:: Data excerpts ::

-  constexpr int NCHK = (IHv * GWv * (C / 4) + 511) / 512;
-  constexpr int NG = 8;
-  static_assert(TH_ * TW_ == 128, "a block owns 128 positions of each column parity");
-  extern __shared__ __attribute__((aligned(16))) unsigned char smb[];
-  unsigned char* At = smb;
-  unsigned char* Bt = smb + IHv * GWv * PB;
-  const int tid = threadIdx.x, lane = tid & 63, wave = tid >> 6;
-  const int li = lane & 31, hh = lane >> 5;
-  const int pg = wave & 3, E = wave >> 2;
-  const int c4 = tid & 7;
-  const int NU = E ? 4 : 5, NT = KH * NU;
-  const int Wp = (d.Win + 1 - E) / 2;
-  const int px0 = tid >> 3;
-  auto tile_pos = [&](int tile, int& sq, int& h0, int& m0) {
-    const int tw = tile % tiles_w, rest = tile / tiles_w;
-    const int th = rest % tiles_h;
-    sq = rest / tiles_h;
-    h0 = th * TH_;
-    m0 = tw * TW_;
-  };
-  auto load_patch = [&](int tile, f32x4 (&pf)[NCHK]) {
-    int sq, h0, m0;
-    tile_pos(tile, sq, h0, m0);
-    const float* org = d.x + (long long)sq * d.x_seq + (long long)(h0 - 1) * d.x_line + (long long)(m0 - 2) * C + c4 * 4;
-#pragma unroll
-    for (int q = 0; q < NCHK; ++q) {
-      const int px = px0 + 64 * q;
-      const int r = div_small<GWv>(px), xc = px - r * GWv;
-      const int h = h0 - 1 + r, c = m0 - 2 + xc;
-      const bool ok = px < IHv * GWv && h >= 0 && h < d.H && c >= 0 && c < d.Wout;
-      pf[q] = *reinterpret_cast<const f32x4*>(ok ? org + (long long)r * d.x_line + xc * C : c6_zero);
-    }
-  };
-  auto store_patch = [&](const f32x4 (&pf)[NCHK]) {
-#pragma unroll
-    for (int q = 0; q < NCHK; ++q) {
-      const int px = px0 + 64 * q;
-      if (px < IHv * GWv) store_px3(At + px * PB + c4 * 8, pf[q]);
-    }
-  };
-  const unsigned char* wimg = reinterpret_cast<const unsigned char*>(d.w);
-  int wsrc[3], wdst[3], wslot[3];
-#pragma unroll
-  for (int k = 0; k < 3; ++k) {
-    const int c = tid + 512 * k;
-    const int u = c / WCH, rem = c - u * WCH;
-    const int row = rem / 12, part = rem - row * 12;
-    wslot[k] = u;
-    wsrc[k] = row * 192 + part * 16;
-    wdst[k] = u * WBB + row * PB + part * 16;
-  }
-  auto load_w = [&](int g, u32x4 (&wn)[3]) {
-#pragma unroll
-    for (int k = 0; k < 3; ++k) {
-      const int e = wslot[k] >> 1, nu = e ? 4 : 5, nt = KH * nu;
-      int ti = 2 * g + (wslot[k] & 1);
-      ti = ti < nt ? ti : nt - 1;
-      const int dh = e ? ti >> 2 : (ti * 13) >> 6;
-      const int tile_w = dh * KW + e + 2 * (ti - dh * nu);
-      wn[k] = *reinterpret_cast<const u32x4*>(wimg + (long long)tile_w * (C * 192) + wsrc[k]);
-    }
-  };
-  auto store_w = [&](int buf, const u32x4 (&wn)[3]) {
-#pragma unroll
-    for (int k = 0; k < 3; ++k) *reinterpret_cast<u32x4*>(Bt + buf * (TG * WBB) + wdst[k]) = wn[k];
-  };
-  int ph, pw;
-  px_of_row<TW_>(pg, li, ph, pw);
-  const unsigned char* Ap = At + ((ph + 2) * GWv + pw + 4) * PB + hh * 16;
-  const unsigned char* Bp = Bt + (E * 2) * WBB + li * PB + hh * 16;
-  const bool msk = d.mask_src != nullptr, fm = d.fm_ref != nullptr;
-  const float fmw = fm ? d.fm_w * (d.fm_wdev ? d.fm_wdev[0] : 1.f) : 0.f;
-  float cs = 0.f;
-
-  int tile = blockIdx.x;
-  if (tile >= ntiles) return;
-  u32x4 wn[3];
-  {
-    f32x4 pf[NCHK];
-    load_patch(tile, pf);
-    load_w(0, wn);
-    store_patch(pf);
-    store_w(0, wn);
-  }
-  __syncthreads();
-  for (; tile < ntiles; tile += gridDim.x) {
-    const int nxt = tile + gridDim.x;
-    const bool more = nxt < ntiles;
-    f32x4 pf[NCHK];
-    load_patch(more ? nxt : tile, pf);
-    int sq, h0, m0;
-    tile_pos(tile, sq, h0, m0);
-    float my[16];
-    if (msk && !fm) {
-#pragma unroll
-      for (int q = 0; q < 16; ++q) {
-        int qh, qw;
-        px_of_row<TW_>(pg, (q & 3) + 8 * (q >> 2) + 4 * hh, qh, qw);
-        const int oh = h0 + qh, om = m0 + qw;
-        const long long off = (long long)sq * d.y_seq + (long long)oh * d.y_line + (long long)(2 * om + E) * C + li;
-        my[q] = (oh < d.H && om < Wp) ? d.mask_src[off] : 1.f;
-      }
-    }
-    f32x16 acc0, acc1;
-#pragma unroll
-    for (int e = 0; e < 16; ++e) { acc0[e] = 0.f; acc1[e] = 0.f; }
-#define F2G_C6_GOFF(TI) ((E ? ((TI) / 4) * GWv + (TI) % 4 : ((TI) / 5) * GWv + (TI) % 5) * PB)
-#pragma unroll
-    for (int g = 0; g < NG; ++g) {
-      load_w(g + 1 < NG ? g + 1 : 0, wn);
-      const int buf = g & 1;
-#pragma unroll
-      for (int u2 = 0; u2 < 2; ++u2)
-        if (2 * g + u2 < NT) tap6(Ap - F2G_C6_GOFF(2 * g + u2), Bp + (buf * TG + u2) * WBB, acc0, acc1);
-      store_w(buf ^ 1, wn);
-      __syncthreads();
-    }
-#undef F2G_C6_GOFF
-#pragma unroll
-    for (int q = 0; q < 16; ++q) {
-      int qh, qw;
-      px_of_row<TW_>(pg, (q & 3) + 8 * (q >> 2) + 4 * hh, qh, qw);
-      const int oh = h0 + qh, om = m0 + qw;
-      if (oh < d.H && om < Wp) {
-        const long long off = (long long)sq * d.y_seq + (long long)oh * d.y_line + (long long)(2 * om + E) * C + li;
-        float v = acc0[q] + acc1[q];
-        if (msk) {
-          const float y = fm ? d.mask_src[off] : my[q];
-          if (fm) {
-            const float dl = y - d.fm_ref[off];
-            v += fmw * (dl > 0.f ? 1.f : (dl < 0.f ? -1.f : 0.f));
-          }
-          v *= y > 0.f ? 1.f : d.mask_slope;
-        }
-        cs += v;
-        d.y[off] = v;
-      }
-    }
-    if (more) store_patch(pf);
-    __syncthreads();
-  }
-  if (d.colsum) {
-    cs += __shfl_xor(cs, 32);
-    if (hh == 0) atomicAdd(d.colsum + li, cs);
+      if (lane < 8) csl[wave * 32 + 4 * lane + e] = v;
+    }
+    __syncthreads();
+    if (tid < 32) {
+      float v = csl[tid];
+#pragma unroll
+      for (int w8 = 1; w8 < 8; ++w8) v += csl[w8 * 32 + tid];
+      atomicAdd(d.colsum + tid, v);
+    }
   }
 }
 
@@ -993,11 +842,11 @@
 
 template <int TH_, int TW_>
 constexpr size_t fwd6_smem() {
-  return (size_t)2 * ((TH_ + 2) * (TW_ + 4) * PB + 64) + 2 * TG * WBB + 4 * 16 * 64 * sizeof(float);
+  return (size_t)2 * ((TH_ + 2) * (TW_ + 4) * PB + 64) + 8 * 2 * 32 * 32 * sizeof(float);
 }
 template <int TH_, int TW_>
 constexpr size_t dgrad6_smem() {
-  return (size_t)(TH_ + 2) * (TW_ + 4) * PB + 2 * TG * WBB + 8 * 32 * 32 * sizeof(float);
+  return (size_t)(TH_ + 2) * (TW_ + 4) * PB + 8 * 2 * 32 * 32 * sizeof(float);
 }
 
 }
@@ -1038,7 +887,7 @@
   const int th = tall ? 16 : 8, tw = tall ? 8 : 16;
   const int tiles_h = (d->H + th - 1) / th, tiles_w = (Wp0 + tw - 1) / tw;
   const long long nt = (long long)tiles_h * tiles_w * d->S;
-  if (nt >= (1ll << 30) || d->x_line >= (1ll << 24)) return F2G_EINVAL;
+  if (nt >= (1ll << 30) || d->x_line >= (1ll << 24) || d->y_line >= (1ll << 24)) return F2G_EINVAL;
   static bool attr = false;
   if (!attr) {
     (void)hipFuncSetAttribute(reinterpret_cast<const void*>(conv32_s2_dgrad6_kernel<8, 16>),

:::

Work task
In the records above, each line with the string "rest" should be copied.

Solution to this task
-    const int tw = tile % tiles_w, rest = tile / tiles_w;
-    const int th = rest % tiles_h;
-    sq = rest / tiles_h;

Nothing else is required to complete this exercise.